月のあかり
 
 そうしてぼくとあかりは手を繋いだまま、週末のごった返す人波を掻い潜るように擦り抜け、結局それ以上の会話も出来ない状態で、駅の改札前まで流れ着いてしまった。
 
 あかりに会うことで充分過ぎるぐらい浮かれていたぼくは、ボウリングをして、食事をして、そしてその後どうするか‥‥?

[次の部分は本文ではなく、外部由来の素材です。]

static void gemm_rerank_(fir_gemm* m, const GemmCall& c, int sb, hipStream_t rs) {
    const int b = sb & 1, q0 = sb * c.sbq, nq = c.sb_queries(sb);
    if (c.num_classes > 0)
        hipLaunchKernelGGL(k_gemm_rerank_classes, dim3(nq), dim3(64), gemm_rerank_lds_(m), rs, m->lists[b], m->counts[b], m->tau[b], m->gal4, c.sb_first(sb), m->qnorm[b], m->gmax,
                           m->v.cls, c.num_classes, c.n, c.d, m->dp4, m->v.row_offset, c.e_rel, m->rerank_group, c.k,
                           c.d_keys ? (unsigned long long*)c.d_keys + (size_t)q0 * c.k : nullptr, c.d_classes ? c.d_classes + (size_t)q0 * c.k : nullptr, m->ok + q0,
                           c.qs, m->rowmajor);
    else
        gemm_launch_rerank_(m, rs, nq, {m->lists[b], m->counts[b], m->tau[b], m->qnorm[b], c.i8 ? m->i8_eabs[b] : nullptr, c.i8 ? m->i8_par + 2 : nullptr}, c.sb_first(sb),
                            c.e_rel, c.k, c.d_keys + (size_t)q0 * c.k, m->ok + q0, {m->fb_state, m->fb_list, m->fb_tau2, q0, nullptr, 0});
}

#ifdef FIR_AUDIT
static int gemm_audit_report_(fir_gemm* m, const GemmCall& c) {
    const int last = c.nsb - 1, b = last & 1;
    if (!m->dump_phases.empty()) {
        FIR_HIP(hipStreamSynchronize(c.st));
        std::vector<unsigned long long> h(8 * 256);
        FIR_HIP(hipMemcpy(h.data(), m->lists[b] + (size_t)(2 * kQT - 1) * kListCap + 2048, h.size() * 8, hipMemcpyDeviceToHost));
        if (FILE* f = std::fopen(m->dump_phases.c_str(), "w")) {
            for (int w = 0; w < 8; ++w)
                for (int u = 0; u < 240; ++u) std::fprintf(f, "%d %d %llu %llu\n", w, u, h[(size_t)w * 256 + u] >> 20, h[(size_t)w * 256 + u] & 0xFFFFFull);
            for (int w = 0; w < 8; ++w)
                std::fprintf(f, "# end %d %llu %llu %llu %llu\n", w, h[(size_t)w * 256 + 240], h[(size_t)w * 256 + 241], h[(size_t)w * 256 + 242], h[(size_t)w * 256 + 243]);
            std::fclose(f);
        }
    }
    if (m->debug_counts) {
        FIR_HIP(hipStreamSynchronize(c.st));
        const int nql = c.sb_queries(last);
        std::vector<int> hc((size_t)nql), h_ok((size_t)nql);
        FIR_HIP(hipMemcpy(hc.data(), m->counts[b], (size_t)nql * sizeof(int), hipMemcpyDeviceToHost));
        FIR_HIP(hipMemcpy(h_ok.data(), m->ok + (size_t)last * c.sbq, (size_t)nql * sizeof(int), hipMemcpyDeviceToHost));
        long long sum = 0;
        int mx = 0, bad = 0, over = 0;
        for (int v : hc) { sum += v; mx = std::max(mx, v); over += v > kListCap ? 1 : 0; }
        for (int v : h_ok) bad += v ? 0 : 1;
        std::vector<float> ht((size_t)nql);
        FIR_HIP(hipMemcpy(ht.data(), m->tau[b], (size_t)nql * sizeof(float), hipMemcpyDeviceToHost));
        double ts = 0;
        int ninf = 0;
        for (float v : ht) { if (v < 1e30f) ts += v; else ++ninf; }
        float ms[3] = {0.f, 0.f, 0.f};
        if (c.serial_prep && m->phase_ev[3])
            for (int i = 0; i < 3; ++i) (void)hipEventElapsedTime(&ms[i], m->phase_ev[i], m->phase_ev[i + 1]);
        std::fprintf(stderr, "fir_gemm: appended rows per query (last super-batch of %d): mean %.1f, max %d; tau: mean %.6f, %d not finite; %d uncertified; "
                     "%d lists overflowed; preparation %.3f ms, full passes %.3f ms, re-rank %.3f ms\n", nql,
                     (double)sum / nql, mx, ts / std::max(1, nql - ninf), ninf, bad, over, ms[0], ms[1], ms[2]);
    }
    return FIR_OK;
}
#endif

static int gemm_finish_classes_(fir_gemm* m, const GemmCall& c) {
    std::vector<int> h_ok((size_t)c.qb);
    FIR_HIP(hipMemcpyAsync(h_ok.data(), m->ok, (size_t)c.qb * sizeof(int), hipMemcpyDeviceToHost, c.st));
    FIR_HIP(hipStreamSynchronize(c.st));
    int uncertified = 0;
    for (int q0 = 0; q0 < c.qb;) {
        int q1 = q0;
        while (q1 < c.qb && !h_ok[q1]) ++q1;
        if (q1 == q0) { ++q0; continue; }
        const int rc = fir_class_scan_dev_(m->g, c.d_queries + (size_t)q0 * c.qs, q1 - q0, c.d, c.num_classes, c.k, 0, c.d_keys ? c.d_keys + (size_t)q0 * c.k : nullptr,
                                           c.d_classes ? c.d_classes + (size_t)q0 * c.k : nullptr, nullptr, c.st);
        if (rc) return rc;
        uncertified += q1 - q0;
        q0 = q1;
    }
    if (uncertified) hipLaunchKernelGGL(k_gemm_fb_count, dim3(1), dim3(1), 0, c.st, m->fb_state, uncertified);
    FIR_HIP(hipGetLastError());
    return FIR_OK;
}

 そんな予定も計画も熟考していなかった自分の浅はかさを後悔した。
 
 しかし、いまさらどうする事も出来ず、無言のまま別れを惜しむように向かい合って佇む二人の間には、今日のデートの終焉の時を素直に受け入れざるを得ない空気が漂っていた。
 
「ねえ、嶋さん」
 
「なに?」
 
「嶋さんじゃなくて『直樹さん』って呼んでいい?」
 
 二人だけの静寂の空気の中で、あまりにも唐突で意外過ぎるあかりの直訴だったけど、ぼくはそれほど驚かなかった。
 
 今日のこれまでの会話や、一週間前の喫茶店での会話からも、彼女はぼくに対して余所余所しい敬語や丁寧語と、子供っぽい親しみを込めた甘え言葉の使い分けの間を行ったり来たりしていた。
 そうすることで、彼女なりにぼくへの呼び方を模索していたであろうことは、何となくぼくも察していた。
 
 元よりぼくのほうも「あかり」と基本的に呼び捨てにすることで、親しい関係の構築を早くから無意識的に望んでいた振る舞いだった。